Former Mexico top cop Genaro Garcia Luna won’t get a new trial, a Brooklyn judge ruled — determining that the crooked law enforcer offered fellow inmates at the Metropolitan Detention Center up to $2 million in bribes to cook up a story that his rivals were looking to frame him.
Garcia Luna, 56, Mexico’s ex-secretary of public security, was convicted after a four-week trial last year of taking millions of dollars in bribes from El Chapo’s notorious Sinaloa cartel.
Garcia Luna’s lawyer, Cesar de Castro, filed a motion to vacate the conviction in December, alleging several witnesses at the trial perjured themselves.
As part of that motion, de Castro provided an affidavit from an MDC inmate named Edgardo Mejia, who said he saw a fellow inmate talk on a contraband cell phone with two of the government’s cooperating witnesses. One of the cooperators bragged about concocting a story about Garcia Luna to shave years off his sentence, he complained.

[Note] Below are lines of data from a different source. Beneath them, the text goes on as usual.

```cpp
__device__ inline bool wave_block_visible_full(bool want, int bx, int by, int bz,
                                               const FrameParams& P) {
  const int lane = threadIdx.x & 63;
  unsigned long long todo = __ballot(want);
  unsigned long long ok = 0;
  while (todo) {
    unsigned long long packed = 0;
#pragma unroll
    for (int k = 0; k < 8; ++k) {
      unsigned long long o = 0xFFull;
      if (todo) {
        o = (unsigned long long)(__ffsll((long long)todo) - 1);
        todo &= todo - 1;
      }
      packed |= o << (8 * k);
    }
    const uint32_t own = (uint32_t)(packed >> (8 * (lane >> 3))) & 0xFFu;
    const int src = own == 0xFFu ? 0 : (int)own;
    const int cbx = __shfl(bx, src), cby = __shfl(by, src), cbz = __shfl(bz, src);
    const int c = lane & 7;
    const int cx = (int16_t)((int16_t)(cbx << 3) + ((c >> 0) & 1) * 7);
    const int cy = (int16_t)((int16_t)(cby << 3) + ((c >> 1) & 1) * 7);
    const int cz = (int16_t)((int16_t)(cbz << 3) + ((c >> 2) & 1) * 7);
    const bool v = own == 0xFFu || voxel_visible(cx, cy, cz, P);
    const unsigned long long b = __ballot(v);
#pragma unroll
    for (int k = 0; k < 8; ++k) {
      const unsigned long long o = (packed >> (8 * k)) & 0xFFull;
      if (o != 0xFFull && ((b >> (8 * k)) & 0xFFull) == 0xFFull) ok |= 1ull << o;
    }
  }
// ... 97 lines not shown
```

ra-slam_amd/csrc/kernels_frame.h:

```cpp
#pragma once
#include "kernels_integrate.h"

namespace ratsdf {

struct FrameJob {
  FrameParams P;
  const float* depth;
  const uint8_t* rgb;
  const float* ht;
  const float* lt;
  uint32_t par;
  uint32_t pad;
};
typedef const FrameJob __attribute__((address_space(4))) * JobPtr;

struct AheadGeom {
  uint32_t first_tile, n_tiles, tiles_per_wg, tiles_x, tiles_x_magic;
};

__device__ inline CandJob make_cand_job(EnginePtr E, JobPtr J, const AheadGeom& g) {
  CandJob j;
  j.P = ld_const(&J->P);
  j.depth = J->depth;
  j.rgb = J->rgb;
  j.ht = J->ht;
  j.lt = J->lt;
  const uint32_t par = J->par;
  j.texA = E->texA[par];
  j.texB = E->texB[par];
  j.set = ld_const(&E->cand[par]);
  j.first_tile = g.first_tile;
  j.n_tiles = g.n_tiles;
  j.tiles_per_wg = g.tiles_per_wg;
  j.tiles_x = g.tiles_x;
  j.tiles_x_magic = g.tiles_x_magic;
  return j;
}

constexpr uint32_t kFrontLdsWords = 2 * kSmallCarve + 16;
constexpr uint32_t kTailPerThread = 8;
constexpr uint32_t kTailReqMax = kTailPerThread * 256;
constexpr uint32_t kTailWinMax = kFreshCap;
constexpr uint32_t kTailBins = 512;
constexpr uint32_t kTailLdsWords = 32 + 5 * kTailWinMax;
static_assert(kTailBins <= kTailWinMax && kTailBins == 2 * 256, "two bins per thread; the cursors' memory is reused");

__device__ inline bool front_arrive(FrameCtl* F, uint32_t wg, uint32_t n_wg, Ctl* ctl) {
  __shared__ uint32_t arrived_last;
#ifdef RATSDF_STAMPS
  __shared__ unsigned long long arrive_t[3];
  if (threadIdx.x == 0) arrive_t[0] = wall_clock64();
#endif
  asm volatile("s_waitcnt vmcnt(0)" ::: "memory");
  __syncthreads();
#ifdef RATSDF_STAMPS
  if (threadIdx.x == 0) arrive_t[1] = wall_clock64();
#endif
  if (threadIdx.x == 0) {
    const uint32_t sub = wg % kArriveSubs;
    const uint32_t members = (n_wg - sub + kArriveSubs - 1) / kArriveSubs;
    uint32_t last = 0;
    if (__hip_atomic_fetch_add(&F->arrive[sub * kListStride], 1u, __ATOMIC_RELAXED, __HIP_MEMORY_SCOPE_AGENT) ==
        members - 1u) {
      const uint32_t tops = n_wg < kArriveSubs ? n_wg : kArriveSubs;
      last = __hip_atomic_fetch_add(&F->arrive_top, 1u, __ATOMIC_RELAXED, __HIP_MEMORY_SCOPE_AGENT) == tops - 1u;
    }
    arrived_last = last;
#ifdef RATSDF_STAMPS
// ... 212 lines not shown
    F->alloc_base = (uint32_t)nf;
    F->n_win = take;
    F->n_winlist = total;
    F->pending = 1;
    F->front_done = 1;
    ctl->num_free = nf - (int32_t)take;
    atomicMin(&ctl->free_low, nf - (int32_t)take);
    atomicAdd(&ctl->paths[0], 1ull);
#ifdef RATSDF_STAMPS
    tt[3] = wall_clock64();
    const unsigned long long T0 = __hip_atomic_load(&ctl->tstamps[0], __ATOMIC_RELAXED, __HIP_MEMORY_SCOPE_AGENT);
    for (int i = 0; i < 4; ++i) ctl->tstamps[4 + i] += tt[i] - T0;
    ctl->tstamps[8] += 1;
    ctl->tstamps[9] += n;
    ctl->tstamps[10] += total;
#endif
  }
}

template <bool kTail, typename Ahead>
__device__ inline void front_body(const Table& tab, const FrameParams& P, uint32_t n_vis_wg,
                                  const CandSet& cand, uint32_t cand_parts, Request* req,
                                  uint32_t req_cap, SlowRequest* slow, uint32_t slow_cap, VisItem* vis,
                                  uint32_t seg_cap, const Pool& pool, const CarveBufs& cb, Ctl* ctl,
                                  uint32_t par, ratsdf_frame_stats* stats, uint32_t tail, Ahead ahead,
                                  uint32_t* role_lds) {
  static_assert(sizeof(CandLds) <= kFrontLdsWords * 4 && kVisListCap <= 2 * kSmallCarve &&
                    sizeof(ReqBuf) <= kFrontLdsWords * 4,
                "role LDS");
  const uint32_t n_cons_wg = kCandSegs * cand_parts;
  const uint32_t n_dir_wg = n_vis_wg + n_cons_wg + kReleaseWGs;
  if (blockIdx.x >= n_dir_wg) {
    const CandJob job = ahead();
    cand_pixels_role(job, blockIdx.x - n_dir_wg, ctl, *reinterpret_cast<CandLds*>(role_lds));
    return;
  }
  FrameCtl* F = &ctl->fr[par];
  FrameCtl* Fp = &ctl->fr[par ^ 1u];
  if (kTail && (tail & 2u)) __builtin_amdgcn_s_setprio(3);
#ifdef RATSDF_STAMPS
  if (blockIdx.x == 0 && threadIdx.x == 0)
    __hip_atomic_store(&ctl->tstamps[0], (unsigned long long)wall_clock64(), __ATOMIC_RELAXED, __HIP_MEMORY_SCOPE_AGENT);
#endif
  bool expired = false;
  auto gate = [&]() {
    const GateResult g = carve_resolve_gate(tab, cb, ctl, Fp, RATSDF_DBG(P, 20));
    expired = expired || g == kGateExpired;
    return g;
  };
  if (blockIdx.x >= n_vis_wg + n_cons_wg) {
    if (!RATSDF_DBG(P, 12) && gate() != kGateExpired)
      carve_release_role(tab, pool, cb, ctl, Fp, blockIdx.x - n_vis_wg - n_cons_wg, role_lds);
  } else if (blockIdx.x >= n_vis_wg) {
    if (!RATSDF_DBG(P, 11)) {
      const uint32_t c = blockIdx.x - n_vis_wg;
      cand_consume_role(tab, P, cand, c % kCandSegs, c / kCandSegs, cand_parts, req, req_cap, slow,
                        slow_cap, ctl, F, gate, *reinterpret_cast<ReqBuf*>(role_lds));
    }
  } else {
    if (!RATSDF_DBG(P, 3)) visible_append_role(tab, P, blockIdx.x, n_vis_wg, vis, seg_cap, ctl, F, gate, role_lds);
  }
  if constexpr (kTail) {
    if ((tail & 1u) && !expired && front_arrive(F, blockIdx.x, n_dir_wg, ctl))
      front_tail_role(tab, P, cand, req, req_cap, vis, seg_cap, pool, cb, ctl, par, stats, role_lds);
  }
}

template <bool kTail>
__global__ __launch_bounds__(256) __attribute__((amdgpu_num_sgpr(80), amdgpu_waves_per_eu(8))) void k_front(
    Table tab, FrameParams P, uint32_t n_vis_wg, CandSet cand, uint32_t cand_parts, Request* req,
    uint32_t req_cap,
    SlowRequest* slow, uint32_t slow_cap, VisItem* vis, uint32_t seg_cap, Pool pool, CarveBufs cb,
    Ctl* ctl, uint32_t par, ratsdf_frame_stats* stats, uint32_t tail, CandJob ahead) {
  __shared__ __attribute__((aligned(16))) uint32_t role_lds[kFrontLdsWords];
  front_body<kTail>(tab, P, n_vis_wg, cand, cand_parts, req, req_cap, slow, slow_cap, vis, seg_cap, pool, cb,
                    ctl, par, stats, tail, [&]() { return ahead; }, role_lds);
}

__global__ __launch_bounds__(256) __attribute__((amdgpu_num_sgpr(80), amdgpu_waves_per_eu(8))) void k_front_inline(
    Table tab, uint32_t n_vis_wg, uint32_t n_now_wg, Request* req, uint32_t req_cap, SlowRequest* slow,
    uint32_t slow_cap, VisItem* vis, uint32_t seg_cap, Pool pool, CarveBufs cb, Ctl* ctl, uint32_t par, CandJob now,
    CandJob ahead) {
  static_assert((kInlineReqOffsetWords * 4u + sizeof(ReqBuf)) <= kFrontLdsWords * 4u, "role LDS");
  __shared__ __attribute__((aligned(16))) uint32_t role_lds[kFrontLdsWords];
  const uint32_t n_dir_wg = n_vis_wg + n_now_wg + kReleaseWGs;
  if (blockIdx.x >= n_dir_wg) {
    cand_pixels_role(ahead, blockIdx.x - n_dir_wg, ctl, *reinterpret_cast<CandLds*>(role_lds));
    return;
  }
  FrameCtl* F = &ctl->fr[par];
  FrameCtl* Fp = &ctl->fr[par ^ 1u];
  auto gate = [&]() { return carve_resolve_gate(tab, cb, ctl, Fp, RATSDF_DBG(now.P, 20)); };
  if (blockIdx.x >= n_vis_wg + n_now_wg) {
    if (gate() != kGateExpired)
      carve_release_role(tab, pool, cb, ctl, Fp, blockIdx.x - n_vis_wg - n_now_wg, role_lds);
  } else if (blockIdx.x >= n_vis_wg) {
    cand_inline_role(now, blockIdx.x - n_vis_wg, tab, req, req_cap, slow, slow_cap, ctl, F, gate, role_lds);
  } else {
    visible_append_role(tab, now.P, blockIdx.x, n_vis_wg, vis, seg_cap, ctl, F, gate, role_lds);
  }
}

template <bool kTail>
__global__ __launch_bounds__(256) __attribute__((amdgpu_num_sgpr(80), amdgpu_waves_per_eu(8))) void k_front_g(
    EnginePtr engs, JobPtr cur, JobPtr nxt, uint32_t n_vis_wg, uint32_t cand_parts, uint32_t tail, AheadGeom ag) {
  __shared__ __attribute__((aligned(16))) uint32_t role_lds[kFrontLdsWords];
  EnginePtr E = engs + blockIdx.y;
  JobPtr J = cur + blockIdx.y;
  const uint32_t par = J->par;
  const RankBufs rb = ld_const(&E->rb);
  front_body<kTail>(ld_const(&E->tab), ld_const(&J->P), n_vis_wg, ld_const(&E->cand[par]), cand_parts, rb.req,
             rb.req_cap, E->slow, E->slow_cap, E->vis, E->seg_cap, ld_const(&E->pool),
             ld_const(&E->cb[par ^ 1u]), E->ctl, par, E->stats, tail,
             [&]() { return make_cand_job(E, nxt + blockIdx.y, ag); }, role_lds);
}

__device__ inline void serial_frame_role(const Table& tab, const Pool& pool, const RankBufs& rb,
                                         const CarveBufs& cb, Ctl* ctl, uint32_t par,
                                         ratsdf_frame_stats* stats, unsigned long long* skeys) {
#ifdef RATSDF_STAMPS
// ... 162 lines not shown
  cand_pixels_role(job, blockIdx.x, E->ctl, L);
}

template <int VPL, bool kTail>
__global__ __launch_bounds__(VPL == 1 ? 512 : RATSDF_INTEG_NT) __attribute__((amdgpu_num_sgpr(80), amdgpu_waves_per_eu(VPL <= 2 ? 8 : (VPL == 4 ? 5 : 3)))) void k_integrate_g(
    EnginePtr engs, JobPtr cur, JobPtr nxt, uint32_t n_int_wg, uint32_t n_serial_wg, uint32_t n_ahead_wg,
    uint32_t commit_rot, AheadGeom ag) {
  constexpr bool tail_on = kTail;
  __shared__ __attribute__((aligned(16))) uint32_t role_lds[kIntegLdsWords];
  EnginePtr E = engs + blockIdx.y;
  JobPtr J = cur + blockIdx.y;
  const uint32_t par = J->par;
  if (__builtin_expect(blockIdx.x >= n_serial_wg + n_ahead_wg, 1)) {
    const uint32_t ibid = blockIdx.x - n_serial_wg - n_ahead_wg;
    const bool fused = n_serial_wg != 0;
    IntegArgs A;
    A.rgbw = E->pool.rgbw;
    A.tsdf = E->pool.tsdf;
    A.segm = E->pool.segm;
    A.texA = E->texA[par];
    A.texB = E->texB[par];
    A.vis = E->vis;
    A.seg_cap = E->seg_cap;
    A.F = &E->ctl->fr[par];
    A.upd_wg = E->cb[par].upd_wg;
    A.par = par;
    const FrameParams P = ld_const(&J->P);
#include "integrate_body.inc"
    return;
  }
  if (blockIdx.x >= n_serial_wg) {
    if (VPL != 1) {
      const CandJob ahead = make_cand_job(E, nxt + blockIdx.y, ag);
      cand_pixels_role(ahead, blockIdx.x - n_serial_wg, E->ctl, *reinterpret_cast<CandLds*>(role_lds));
    }
    return;
  }
  if (blockIdx.x == 0) {
    const uint32_t nwords = ((uint32_t)(J->P.W * J->P.H) * (uint32_t)J->P.S + 31u) / 32u;
    serial_workgroup(E, par, nwords, role_lds, RATSDF_DBG(J->P, 21));
  } else {
    serial_helper(E, par, role_lds, blockIdx.x, RATSDF_DBG(J->P, 22));
  }
}

}
```

ra-slam_amd/csrc/kernels_integrate.h:

```cpp
#pragma once
#include "kernels_carve.h"

namespace ratsdf {
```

Prosecutors made a point at the trial to say their cooperators weren’t communicating with each other.
When prosecutors investigated Mejia’s claims, they learned that Garcia Luna offered to pay other inmates to confirm the tale, Judge Brian Cogan said in his 16-page ruling Tuesday.
One of those inmates took notes, and recorded Garcia Luna with a contraband cell phone, the judge wrote. In the recording, Garcia Luna could be heard telling the inmate to come up with a story convincing enough that de Castro would believe it, the judge wrote.

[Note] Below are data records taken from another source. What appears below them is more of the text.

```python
def launch_count():
    return LAUNCH_COUNT


def start_profile():
    global _PROFILE
    _PROFILE = []
    return _PROFILE


def stop_profile():
    global _PROFILE
    rec, _PROFILE = _PROFILE, None
    return rec


_LAUNCHES_TC = {"linear_bwd_weight": 6, "linear_bwd_data": 2, "infonce_fwd_bwd": 19}


def _wrap(name, fn):
    n_launch = _LAUNCHES.get(name, 1)
    n_launch_tc = _LAUNCHES_TC.get(name, n_launch)

    def wrapped(*args, **kwargs):
        global LAUNCH_COUNT
        LAUNCH_COUNT += n_launch_tc if kwargs.get("tc") else n_launch
        if _PROFILE is None:
            return fn(*args, **kwargs)
        a, b = torch.cuda.Event(enable_timing=True), torch.cuda.Event(enable_timing=True)
        a.record()
        out = fn(*args, **kwargs)
        b.record()
        head = args[:6] if name == "conv_tc_pool" else args[:4]
        meta = tuple(tuple(t.shape) for t in list(head) + list(kwargs.values()) if isinstance(t, torch.Tensor))
        meta = meta + (("i",) + tuple(int(v) for v in args if isinstance(v, int) and not isinstance(v, bool)),)
        _PROFILE.append((name, a, b, meta, _stream()))
        return out

    wrapped.__name__ = name
    wrapped.__doc__ = fn.__doc__
    return wrapped


for _name, _fn in list(globals().items()):
    if callable(_fn) and not _name.startswith("_") and _name not in _NOT_KERNELS and getattr(_fn, "__module__", None) == __name__ \
            and _name not in ("launch_count", "start_profile", "stop_profile", "MultiTensorTable"):
        globals()[_name] = _wrap(_name, _fn)
```

Baseline: 135,100.

## Fuse BatchNorm/ReLU/pool backward apply into tensor-core data-gradient conv

Adds a variant of the tensor-core conv kernel with an extra 128-thread warpgroup. That warpgroup takes each TMA-loaded pre-activation tile from shared memory, applies the BN+ReLU+maxpool backward in place, and writes dz to global memory. It also accumulates the bias-gradient sums before the MMA issuer consumes the tile through a new ready barrier. The goal is to remove the separate bn_relu_pool8_bwd_apply kernel launch and its full read/write of z and dz, since the data-gradient conv now reads z directly. It is enabled by default for multi_central layers with li>0 whose geometry fits. The cost is more threads and shared memory per CTA, plus an extra serial stage inside the conv pipeline.

```diff
diff --git a/include/avmnist_b200.h b/include/avmnist_b200.h
--- a/include/avmnist_b200.h
+++ b/include/avmnist_b200.h
@@ -95,6 +95,10 @@
 int b200_conv_tc_dgrad_bnstat(const void* dz_act8, const void* wprep_flip, void* dx_act8, const void* p_act8, const float* gamma,
                               const float* beta, double* sums, int N, int n_per_view, int Cin, int Cout, int H, int W, int K,
                               int pad, void* stream);
+int b200_conv_tc_dgrad_bnapply_supported(int Cin, int Cout, int H, int W, int K, int pad);
+int b200_conv_tc_dgrad_bnapply(const void* z8, const void* dp, const float* scale, const float* shift, const float* mean, const float* invstd,
+                               const double* sums, const void* wprep_flip, void* dx_act8, void* dz8, double* dbsum, int N, int n_per_view,
+                               int Cin, int Cout, int H, int W, int K, int pad, int dp_fmt, void* stream);
 int b200_bn_relu_apply8(const void* e8, const float* scale, const float* shift, void* out, int N, int n_per_view, int C, int HP,
                         int WP, int out_fmt, void* stream);
 int b200_bn_relu_pool8_fwd(const void* z8, const float* scale, const float* shift, void* out, int N, int n_per_view,
diff --git a/multimodal_ssl_avmnist_b200/contrastive.py b/multimodal_ssl_avmnist_b200/contrastive.py
--- a/multimodal_ssl_avmnist_b200/contrastive.py
+++ b/multimodal_ssl_avmnist_b200/contrastive.py
@@ -70,6 +70,8 @@
         self.pool["t"] = self.pool["s"]
         self.fused_bnstat = False
         self.bnstat = {mod: [False] * len(layers) for mod, layers in (("img", IMG_LAYERS), ("aud", AUD_LAYERS))}
+        self.fused_bwd_apply = False
+        self.bnapply = {mod: [False] * len(layers) for mod, layers in (("img", IMG_LAYERS), ("aud", AUD_LAYERS))}
         self._tcw, self._prep_desc = {}, {}
         for mod, layers in (("img", IMG_LAYERS), ("aud", AUD_LAYERS)):
             for li, (conv, bn, ci, co, hw, k, pad) in enumerate(layers):
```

“The notes and the recording are just as damning as they could be,” Cogan wrote. “This was a clear scheme by defendant to obstruct justice through bribery – defendant started out with a $500,000 offer of a bribe, but to overcome (the inmate) hesitation, the offer ultimately went up to $2 million.”
De Castro declined to comment about the behind-bars bribery allegations, except to say that he addressed them in his reply brief, which challenges the inmate’s timeline of events, questions if his notes were real, and calls the recording “incomprehensible.”
De Castro said he was “extremely disappointed” with the ruling. “We respect but disagree with the decision and are especially concerned that the Court did not address fundamental problems with this prosecution,” he said, noting that one witness testified that he was present in a facility with Garcia Luna that hadn’t actually been built yet, and was shown software that hadn’t been created at the time of their meeting.
“Mr. Garcia Luna will appeal,” he said.